Setelah sekian lama keinginan
itu hanya sebatas angan, barusan gue telah memenuhinya. I just already Tarot myself
Jadi begini.
Ketika SMA dulu gue juga
mengalami apa yang adek adek SMA sekarang alami, yaitu bingungnya memilih
jurusan. Namun, keinginan untuk menjadi Dokter sudah bercokol pada urutan
paling atas dalam prioritas gue hingga akhirnya gue mulai menyadari
ketidaksesuaian antara usaha gue dengan apa yang gue harapkan.
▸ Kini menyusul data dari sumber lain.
-        const float ea = __fmaf_rn(fabsf(ca), A.flt.rho, fabsf(ta) * 0x1p-22f), eb = __fmaf_rn(fabsf(cb), A.flt.rho, fabsf(tb) * 0x1p-22f);
-        const bool sure = ra & rb & (da > ea) & (db > eb) & (fabsf(ta) < 0x1p20f) & (fabsf(tb) < 0x1p20f);
-        if (sure) {
-            round_away_clamped_x2(mk(ta, tb), lim, sy_a, sy_b);
-            have_row = true;
+    const int lim = A.row_lim;
+    int sy_a = 0, sy_b = 0;
+    do {
+        if constexpr (TRUSTED && LensApprox<LENS>::value && DIGITAL == GF_LENS_NONE) {
+            if (!exact_prepass) {
+                const MatRow9 rm = load_row9(A.matrices, (uint32_t)P.matrix_count / 2u);
+                const float bx = pxs * rm.m01.x, by = pxs * rm.m23.y, bw = pxs * rm.m67.x;
+                const float xa = (bx + py.x * rm.m01.y) + rm.m23.x, xb = (bx + py.y * rm.m01.y) + rm.m23.x;
+                const float ya = (by + py.x * rm.m45.x) + rm.m45.y, yb = (by + py.y * rm.m45.x) + rm.m45.y;
+                const float wa = (bw + py.x * rm.m67.y) + rm.m8,    wb = (bw + py.y * rm.m67.y) + rm.m8;
+                float ca, cb;
+                const bool ra = Lens2<LENS>::approx_v(xa, ya, wa, P, A.flt.a_cap, ca);
+                const bool rb = Lens2<LENS>::approx_v(xb, yb, wb, P, A.flt.a_cap, cb);
+                const float ta = ca + P.c[1], tb = cb + P.c[1];
+                const float ea = __fmaf_rn(fabsf(ca), A.flt.rho, fabsf(ta) * 0x1p-22f), eb = __fmaf_rn(fabsf(cb), A.flt.rho, fabsf(tb) * 0x1p-22f);
+                const bool ca_ok = certify_row(ta, ea, lim, sy_a), cb_ok = certify_row(tb, eb, lim, sy_b);
+                if (ra & rb & ca_ok & cb_ok) break;
+                const unsigned m = __activemask();
+                const unsigned lane = threadIdx.x & 31u;
+                const int leader = __ffs((int)m) - 1;
+                unsigned base = 0;
+                if ((int)lane == leader) base = atomicAdd(A.flt.count, (unsigned)__popc(m));
+                base = __shfl_sync(m, base, leader);
+                const unsigned slot = base + (unsigned)__popc(m & ((1u << lane) - 1u));
+                if (slot < A.flt.cap) { A.flt.q[slot] = (uint32_t)x | ((uint32_t)(y0 >> 1) << 16); return; }
+            } else if (!(A.feat & F_RS)) break;
         } else {
-            const unsigned m = __activemask();
-            const unsigned lane = threadIdx.x & 31u;
-            const int leader = __ffs((int)m) - 1;
-            unsigned base = 0;
-            if ((int)lane == leader) base = atomicAdd(A.flt.count, (unsigned)__popc(m));
-            base = __shfl_sync(m, base, leader);
-            const unsigned slot = base + (unsigned)__popc(m & ((1u << lane) - 1u));
-            if (slot < A.flt.cap) { A.flt.q[slot] = (uint32_t)x | ((uint32_t)(y0 >> 1) << 16); return; }
-        }
-    }
-    if ((A.feat & F_RS) && !have_row) {
+            if (!(A.feat & F_RS)) break;
+        }
         const uint32_t mid = (uint32_t)P.matrix_count / 2u;
-        f2 tu, tv; bool oa = true, ob = true, bad = false;
+        f2 tu, tv; bool bad = false;
         rotate_and_distort_x2<LENS, DIGITAL, TRUSTED>(px, py, mid, mid, A, tu, tv, bad);
         if (bad) {
             const PairUV c = rotate_and_distort_cold<LENS, DIGITAL>(pxs, py.x, py.y, mid, mid, A, 0);
-            oa = (c.ok & 1) != 0; ob = (c.ok & 2) != 0; tv = mk(c.va, c.vb);
-        }
-        int ra, rb;
-        round_away_clamped_x2(tv, lim, ra, rb);
-        sy_a = oa ? ra : sy_a; sy_b = ob ? rb : sy_b;
-    }
-    const uint32_t last = (uint32_t)(P.matrix_count - 1);
-    const uint32_t idx_a = min((uint32_t)sy_a, last), idx_b = min((uint32_t)sy_b, last);
-    f2 u, v; bool ok_a = true, ok_b = true, far_a = false, far_b = false, bad = false;
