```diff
@@ -269,32 +265,36 @@
 #else
           const bool same = v && pv && key == pk;
 #endif
-          emit(e, pk, run, pv && !same);
+          emit(e, pk, run, same ? 0u : pv);
           run = same ? run + 1 : 1;
           pk = key; pv = v;
-        } else emit(e, key, 1u, v != 0);
+        } else emit(e, key, 1u, v);
       }
-      if constexpr(RUNS) { if(j0 + RP >= kPerLane) { emit(NE - 1, pk, run, pv != 0); pv = 0; } }
+      if constexpr(RUNS) { if(j0 + RP >= kPerLane) { emit(NE - 1, pk, run, pv); pv = 0; } }
       uint32_t ghosts = 0;
 #pragma unroll
       for(int e = 0; e < NE; ++e) {
-        const uint32_t full = eo[e] & R::kFull;
-        ghosts |= full;
-        const uint32_t at = ea[e] + ((eo[e] + (eo[e] >> 16)) & (R::kSlots - 1));
-        s_ring[full ? dump : at] = ei[e];
+        if constexpr(MASKS) {
+          const uint32_t away = full_or_none(eo[e], R::kFull, em[e]);
+          ghosts = or_and(ghosts, eo[e], em[e]);
+          const uint32_t at = (ea[e] << 3) + ((eo[e] + (eo[e] >> 16)) & (R::kSlots - 1));
+          s_ring[away ? dump : at] = ei[e];
+        } else {
+          const uint32_t full = eo[e] & R::kFull;
+          ghosts |= full;
+          const uint32_t at = ea[e] + ((eo[e] + (eo[e] >> 16)) & (R::kSlots - 1));
+          s_ring[full ? dump : at] = ei[e];
+        }
       }
+      ghosts &= R::kFull;
       if(ghosts) {
 #pragma unroll 1
-#ifndef JFGPU_P1_LATE_SPECIAL
         for(int e = 0; e < NE; ++e) {
           uint32_t a = 0, o = 0; ITEM it = 0;
 #pragma unroll
-          for(int q = 0; q < NE; ++q) if(q == e) { a = ea[q]; o = eo[q]; it = ei[q]; }
-          if(o & R::kFull) straggler(a / R::kSlots, it, 1u);
-        }
-#else
-        for(int e = 0; e < NE; ++e) if(eo[e] & R::kFull) straggler(ea[e] / R::kSlots, ei[e], ((spm >> e) & 1u) ? eo[e] >> 16 : 1u);
-#endif
+          for(int q = 0; q < NE; ++q) if(q == e) { a = ea[q]; o = MASKS ? eo[q] & em[q] : eo[q]; it = ei[q]; }
+          if(o & R::kFull) straggler(MASKS ? a >> 2 : a / R::kSlots, it, 1u);
+        }
       }
       JF_PHASE(pc, 1);
       lds_barrier();
diff --git a/jellyfish_amd/csrc/kmer_core.hpp b/jellyfish_amd/csrc/kmer_core.hpp
--- a/jellyfish_amd/csrc/kmer_core.hpp
+++ b/jellyfish_amd/csrc/kmer_core.hpp
@@ -322,4 +322,72 @@
   }
 }
 
-}
+JF_HD uint32_t bfe_u32(uint32_t x, uint32_t off, uint32_t width) {
+#if defined(__HIP_DEVICE_COMPILE__)
+  return __builtin_amdgcn_ubfe(x, off, width);
+#else
+  return (x >> off) & ((1u << width) - 1u);
+#endif
+}
+JF_HD uint32_t bit_mask(uint32_t x, uint32_t bit) {
+#if defined(__HIP_DEVICE_COMPILE__)
+  return (uint32_t)__builtin_amdgcn_sbfe((int32_t)x, bit, 1);
+#else
+  return 0u - ((x >> bit) & 1u);
+#endif
+}
+JF_HD uint32_t mask_select(uint32_t a, uint32_t b, uint32_t m) {
+#if defined(__HIP_DEVICE_COMPILE__)
+  return __builtin_amdgcn_bitop3_b32(a, b, m, 0xE4);
+#else
+  return (a & m) | (b & ~m);
+#endif
+}
+JF_HD uint32_t or_and(uint32_t a, uint32_t b, uint32_t c) {
+#if defined(__HIP_DEVICE_COMPILE__)
+  return __builtin_amdgcn_bitop3_b32(a, b, c, 0xF8);
+#else
+  return a | (b & c);
+#endif
+}
+JF_HD uint32_t full_or_none(uint32_t o, uint32_t full, uint32_t m) {
+#if defined(__HIP_DEVICE_COMPILE__)
+  return __builtin_amdgcn_bitop3_b32(o, full, m, 0xD5);
+#else
+  return (o & full) | ~m;
+#endif
+}
+JF_HD uint32_t revcomp32(uint32_t x) {
+  x = ~x;
+#if defined(__HIP_DEVICE_COMPILE__)
+  x = __builtin_bitreverse32(x);
+  return ((x >> 1) & 0x55555555u) | ((x & 0x55555555u) << 1);
+#else
+  x = ((x >> 2) & 0x33333333u) | ((x & 0x33333333u) << 2);
+  x = ((x >> 4) & 0x0F0F0F0Fu) | ((x & 0x0F0F0F0Fu) << 4);
+  x = ((x >> 8) & 0x00FF00FFu) | ((x & 0x00FF00FFu) << 8);
+  return (x >> 16) | (x << 16);
+#endif
+}
+struct RcString { uint32_t v0, v1, v2; };
+JF_HD RcString rc_string(const LaneWords& L, uint32_t k) {
+  const uint32_t t0 = revcomp32(L.p2), t1 = revcomp32(L.p1), t2 = revcomp32(L.cur), s = 2 * (32 - k);
+  return RcString{funnel_r(t1, t0, s), funnel_r(t2, t1, s), t2 >> s};
+}
+template <int RP, bool NARROW> struct RoundStrings {
+  uint32_t a0, a1, a2, u0, u1, u2;
+  JF_HD RoundStrings(const LaneWords& L, const RcString& V, int j0) {
+    const uint32_t sf = 2 * (kPerLane - RP - j0), sr = 2 * j0;
+    a0 = funnel_r(L.p1, L.cur, sf); a1 = funnel_r(L.p2, L.p1, sf); a2 = NARROW ? 0u : L.p2 >> sf;
+    u0 = funnel_r(V.v1, V.v0, sr); u1 = funnel_r(V.v2, V.v1, sr); u2 = NARROW ? 0u : V.v2 >> sr;
+  }
+  JF_HD void mers(int e, uint32_t hi_bits, uint32_t hi_mask, uint64_t& fw, uint64_t& rc) const {
+    const uint32_t f = 2 * (RP - 1 - e), r = 2 * (1 + e);
+    const uint32_t flo = funnel_r(a1, a0, f), rlo = funnel_r(u1, u0, r);
+    const uint32_t fhi = NARROW ? bfe_u32(a1, f, hi_bits) : funnel_r(a2, a1, f) & hi_mask;
+    const uint32_t rhi = NARROW ? bfe_u32(u1, r, hi_bits) : funnel_r(u2, u1, r) & hi_mask;
+    fw = ((uint64_t)fhi << 32) | flo; rc = ((uint64_t)rhi << 32) | rlo;
+  }
+};
+
+}
```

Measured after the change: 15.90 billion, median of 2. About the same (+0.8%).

## Fuse the two owned-ring flushes in P2 roles and batch the release CAS

Applied to the files above, without the earlier changes.

```diff
diff --git a/jellyfish_amd/csrc/jfgpu.hip b/jellyfish_amd/csrc/jfgpu.hip
--- a/jellyfish_amd/csrc/jfgpu.hip
+++ b/jellyfish_amd/csrc/jfgpu.hip
@@ -752,7 +752,7 @@
   rc = part_flush(t); if(rc) return rc;
   HIP_TRY(hipStreamSynchronize(t->stream));
 #ifdef JFGPU_PHASE_PROF
-  { unsigned long long c[24], z[24] = {0};
+  { unsigned long long c[40], z[40] = {0};
     if(hipMemcpyFromSymbol(c, HIP_SYMBOL(g_phase_prof), sizeof c) == hipSuccess) {
       fprintf(stderr, "[phase prof] P1 (ring): stage %llu  encode+hash+append %llu  (barrier) %llu  units out %llu  finish %llu\n",
               c[0], c[1], c[2], c[3], c[4]);
@@ -760,6 +760,10 @@
               c[8], c[9], c[10], c[11], c[12], c[13], c[14]);
       fprintf(stderr, "[phase prof] T: loop+offsets %llu  rank adds + fill %llu  place %llu  merge %llu  queue (wave 0's own) %llu  (its wait for the others) %llu  store %llu\n",
               c[16], c[17], c[18], c[22], c[21], c[19], c[20]);
+      fprintf(stderr, "[phase prof] P2 roles, storer wave 0: (barrier) %llu  fill read %llu  chunk reads + test %llu  stores + resets %llu  release %llu  rest %llu"
+                      "  | lanes releasing %llu  failed compare-and-swaps %llu\n", c[24], c[25], c[26], c[27], c[28], c[29], c[30], c[31]);
+      fprintf(stderr, "[phase prof] P2 roles, loader wave 8: wait for items %llu  rank adds %llu  ring stores %llu  (barrier) %llu  rest %llu\n",
+              c[32], c[33], c[34], c[35], c[37]);
       (void)hipMemcpyToSymbol(HIP_SYMBOL(g_phase_prof), z, sizeof z);
     } }
 #endif
diff --git a/jellyfish_amd/csrc/kernels.hip.hpp b/jellyfish_amd/csrc/kernels.hip.hpp
--- a/jellyfish_amd/csrc/kernels.hip.hpp
+++ b/jellyfish_amd/csrc/kernels.hip.hpp
@@ -14,19 +14,31 @@
                      CTR_PROF0 = 8 , CTR_COUNT = 12 };
 
 #ifdef JFGPU_PHASE_PROF
-__device__ unsigned long long g_phase_prof[24];
+__device__ unsigned long long g_phase_prof[40];
 struct PhaseClk {
   long long acc[8] = {0, 0, 0, 0, 0, 0, 0, 0}; long long t;
+  unsigned cnt[2] = {0, 0};
   __device__ PhaseClk() { t = clock64(); }
   __device__ void mark(int i) { const long long n = clock64(); acc[i] += n - t; t = n; }
-  __device__ void flush(int base) { if(threadIdx.x == 0) for(int i = 0; i < 8; ++i) if(acc[i]) atomicAdd(&g_phase_prof[base + i], (unsigned long long)acc[i]); }
+  __device__ void flush(int base, unsigned tid = 0) { if(threadIdx.x == tid) for(int i = 0; i < 8; ++i) if(acc[i]) atomicAdd(&g_phase_prof[base + i], (unsigned long long)acc[i]); }
+  __device__ void flush_counts(int base, unsigned tid) { if(threadIdx.x - tid < 64u) for(int i = 0; i < 2; ++i) if(cnt[i]) atomicAdd(&g_phase_prof[base + i], (unsigned long long)cnt[i]); }
 };
 #define JF_PHASE(pc, i) (pc).mark(i)
 #define JF_PHASE_FLUSH(pc, base) (pc).flush(base)
+#define JF_PHASE_FLUSH_AS(pc, base, tid) (pc).flush(base, tid)
+#define JF_PHASE_LDS_BACK() asm volatile("s_waitcnt lgkmcnt(0)" ::: "memory")
+#define JF_PHASE_TOUCH(x) asm volatile("" :: "v"(x) : "memory")
+#define JF_PHASE_COUNT(pc, i, n) ((pc).cnt[i] += (n))
+#define JF_PHASE_FLUSH_COUNTS(pc, base, tid) (pc).flush_counts(base, tid)
 #else
 struct PhaseClk {};
 #define JF_PHASE(pc, i) do {} while(0)
 #define JF_PHASE_FLUSH(pc, base) do {} while(0)
+#define JF_PHASE_FLUSH_AS(pc, base, tid) do {} while(0)
+#define JF_PHASE_LDS_BACK() do {} while(0)
+#define JF_PHASE_TOUCH(x) do {} while(0)
+#define JF_PHASE_COUNT(pc, i, n) do {} while(0)
+#define JF_PHASE_FLUSH_COUNTS(pc, base, tid) do {} while(0)
 #endif
 
 struct DevBloom {
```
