def _gemm_wsk(X, W, out, *, lora, bias, residual, lora_group_k, col_scale, ln, ln_parts_out, rowdot, out0):
    _chk2(X), _chk2(W), _chk2(out)
    M_, N_, K_ = X.shape[0], W.shape[0], W.shape[1]
    assert X.shape[1] == K_ and tuple(out.shape) == (M_, N_)
    q = _lib.WskGemmParams()
    Wptr, Wld = _wsk_operand(W)
    q.X, q.ldx, q.W, q.ldw, q.M, q.N, q.K = _p(X), _ld(X), Wptr, Wld, M_, N_, K_
# ... 51 lines not shown
    A_ = B_ = T_ = None
    scale_ = 0.0
    if lora is not None:
        A_, B_, scale_, T_ = lora
        _chk2(A_), _chk2(B_)
        assert tuple(A_.shape) == (16, 9 * conv.Cin) and tuple(B_.shape) == (N_, 16) and (T_ is None or tuple(T_.shape) == (M_, 16))
    if bias is not None:
        _chk2(bias, F32)
    if rowbias is not None:
        _chk2(rowbias)
        assert rowbias.shape[1] == N_ and rows_per_batch == conv.Hout * conv.Wout and rowbias.shape[0] >= conv.B
    if residual is not None:
        _chk2(residual)
        assert tuple(residual.shape) == (M_, N_)
    Wptr, Wld = _wsk_operand(W)
    _lib.check(_lib.load().sdlt_wsk_conv(_p(X), _ld(X), Wptr, Wld, conv.B, conv.Hout, conv.Wout, conv.Cin, N_, int(conv.flip), _p(bias), _p(rowbias),
                                         _ld(rowbias) if rowbias is not None else 0, _p(residual), _ld(residual) if residual is not None else 0, _p(out), _ld(out),
                                         _p(A_), _ld(A_) if A_ is not None else 0, _p(B_), _ld(B_) if B_ is not None else 0, float(scale_), _p(T_),
                                         _ld(T_) if T_ is not None else 0, _p(zero_page(X.device)), _stream()), "sdlt_wsk_conv")
    return out


def _gemm_tiled(X, W, out, *, X2, W2, conv, lora, bias, rowbias, rows_per_batch, residual, alpha, Ct, tile, splitk, stages, accumulate, lora_group_n, lora_group_k, batch,
                geglu_out, geglu_bwd, act_out, dact_in, col_scale, ln, x2_group_n):
    lib = _lib.load()
    p = _lib.GemmParams()
    _chk2(X), _chk2(W)
    p.X, p.ldx, p.W, p.ldw = _p(X), _ld(X), _p(W), _ld(W)
    N, K = W.shape
    if conv is None:
        M = X.shape[0]
        assert X.shape[1] == K, (X.shape, W.shape)
        p.mode = 0
    else:
        M = conv.B * conv.Hout * conv.Wout
        assert K == 9 * conv.Cin and X.shape[1] == conv.Cin and X.shape[0] == conv.B * conv.Hin * conv.Win
        p.mode = 1
        p.Hin, p.Win, p.Cin, p.Hout, p.Wout = conv.Hin, conv.Win, conv.Cin, conv.Hout, conv.Wout
        p.stride, p.ups, p.flip, p.tr = conv.stride, conv.ups, conv.flip, conv.tr
        p.zero = _p(zero_page(X.device))
    p.M, p.N, p.K = M, N, K
    p.throughput_hint = int(THROUGHPUT_HINT)
    if X2 is not None:
        _chk2(X2), _chk2(W2)
        G2 = 1
        if x2_group_n:
            assert conv is None and batch is None and N % x2_group_n == 0
# ... 57 lines not shown
        p.epi_act = int(kind == "quick_gelu")
        if act_out is not None:
            p.epi_op, p.epi_out, p.ld_epi_out = 3, _p(t), _ld(t)
        else:
            p.epi_op, p.epi_in, p.ld_epi_in = 4, _p(t), _ld(t)
    if geglu_out is not None:
        _chk2(geglu_out)
        assert tuple(geglu_out.shape) == (M, N // 2) and geglu_bwd is None
        p.epi_op, p.epi_out, p.ld_epi_out = 1, _p(geglu_out), _ld(geglu_out)
    if Ct is not None:
        _chk2(Ct)
        assert Ct.shape[0] == N and Ct.shape[1] >= M
        p.Ct, p.ldct = _p(Ct), _ld(Ct)
    p.tile, p.splitk, p.stages, p.accumulate = tile, splitk, stages, int(accumulate)
    if ln is not None:
        c1, stats_, eps_, lnad = ln[:4]
        _chk2(c1, F32)
        assert c1.numel() == N and (stats_ is None or (stats_.dtype == F32 and stats_.numel() >= 2 * M)) and (lora is None or lnad is not None)
        p.ln_c1, p.ln_stats, p.ln_eps, p.ln_adapter = _p(c1), _p(stats_), float(eps_), _p(lnad)
        if len(ln) > 4 and ln[4] is not None:
            parts, npart = ln[4], int(ln[5])
            assert parts.dtype == F32 and parts.is_contiguous() and parts.numel() >= M * npart * 2
            p.ln_parts, p.ln_nparts = _p(parts), npart
    if batch is not None:
        p.batch, p.n_batch = _p(batch.dev), batch.n
    slab, cnt = splitk_workspace(X.device)
    p.ws_slab, p.ws_slab_bytes, p.ws_cnt, p.ws_cnt_len = _p(slab), slab.numel(), _p(cnt), cnt.numel()
    _lib.check(lib.sdlt_gemm_bf16(C.byref(p), _stream()), "sdlt_gemm_bf16")
    return out if geglu_bwd is None else geglu_bwd[1]


def gemm(X, W, out, *, X2=None, W2=None, conv=None, lora=None, bias=None, rowbias=None, rows_per_batch=0,
         residual=None, alpha=1.0, Ct=None, tile=0, splitk=0, stages=0, accumulate=False, lora_group_n=0, lora_group_k=0, batch=None,
         geglu_out=None, geglu_bwd=None, act_out=None, dact_in=None, col_scale=None, ln=None, ln_parts_out=None, rowdot=None, out0=None,
         x2_group_n=0):
    assert lora is None or (lora[0].shape[0] if lora_group_k else lora[1].shape[1]) <= 64, "fused adapter products exist for rank pads 16 / 32 / 64"
    assert X2 is None or lora is None, "a second K segment excludes the fused adapter"
    if out0 is not None:
        assert residual is not None and lora is not None and Ct is None and ln is None and geglu_out is None and act_out is None and tuple(out0.shape) == tuple(out.shape)
    plain = (X2 is None and alpha == 1.0 and Ct is None and batch is None and geglu_out is None and geglu_bwd is None and act_out is None and dact_in is None and not accumulate
             and tile == 0 and splitk == 0 and not lora_group_n and out is not None and out.dtype == BF16 and not THROUGHPUT_HINT)
    if plain and _wsk_gemm_route(X, W, lora, conv=conv, rowbias=rowbias, col_scale=col_scale, lora_group_k=lora_group_k, ln=ln):
        return _gemm_wsk(X, W, out, lora=lora, bias=bias, residual=residual, lora_group_k=lora_group_k, col_scale=col_scale, ln=ln, ln_parts_out=ln_parts_out, rowdot=rowdot, out0=out0)
    assert ln_parts_out is None, "ln_parts_out: this product does not run on the wave-split-K kernel (ops.gemm_emits_parts)"
    if out0 is not None:
        gemm(X, W, out0, lora=lora, bias=bias, col_scale=col_scale, tile=tile, splitk=splitk, stages=stages, lora_group_n=lora_group_n, lora_group_k=lora_group_k)
        return add2d(out0, residual, out)
    if plain and _wsk_conv_route(W, lora, conv=conv, col_scale=col_scale, lora_group_k=lora_group_k, ln=ln):
        return _gemm_wsk_conv(X, W, out, conv=conv, lora=lora, bias=bias, rowbias=rowbias, rows_per_batch=rows_per_batch, residual=residual)
    return _gemm_tiled(X, W, out, X2=X2, W2=W2, conv=conv, lora=lora, bias=bias, rowbias=rowbias, rows_per_batch=rows_per_batch, residual=residual, alpha=alpha, Ct=Ct, tile=tile,
                       splitk=splitk, stages=stages, accumulate=accumulate, lora_group_n=lora_group_n, lora_group_k=lora_group_k, batch=batch, geglu_out=geglu_out,
                       geglu_bwd=geglu_bwd, act_out=act_out, dact_in=dact_in, col_scale=col_scale, ln=ln, x2_group_n=x2_group_n)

Alhasil, gue
harus melepaskan impian gue untuk jadi Dokter.
Tetapi dalam perjalanan
sebelum gue melepas impian itu, Tuhan seperti memberikan tanda tanda dimanakah
kemampuan dan passion gue yang lain. Waktu
itu gue diperkenalkan dengan kartu Tarot oleh teman gue, Estina Intan. Dari SMP,
gue udah suka banget dengan kemampuan yang berkaitan dengan metafisika seperti
tarot, hipnotis, membaca pikiran orang, membaca karakter orang dari mukanya, membaca
kepribadian seseorang dari tulisan tangannya, dan lain lain. Kesukaan dan minat
ini juga didukung dengan koleksi buku buku yang gue punya yang berkaitan dengan
hal yang aku sebutkan tadi.
Dan ketika akhirnya gue
bertemu dengan tarot, gue tidak membutuhkan waktu yang terlalu lama untuk mampu
membaca tarot dan membantu teman teman gue yang lain. Iya, jadi sewaktu SMA
dulu, ketika sedang bingung bingungnya “aku mau kuliah dimana?” mereka pun
berdatangan ke gue untuk konsultasi yang berkaitan dengan pilihan mereka. Nah,
dari sinilah gue merasa bahwa inilah yang harus gue lakukan dalam hidup gue, become a consultant. Tapi konsultan yang
berkaitan dengan masalah kehidupan sosial bukan yang berkaitan dengan hukum.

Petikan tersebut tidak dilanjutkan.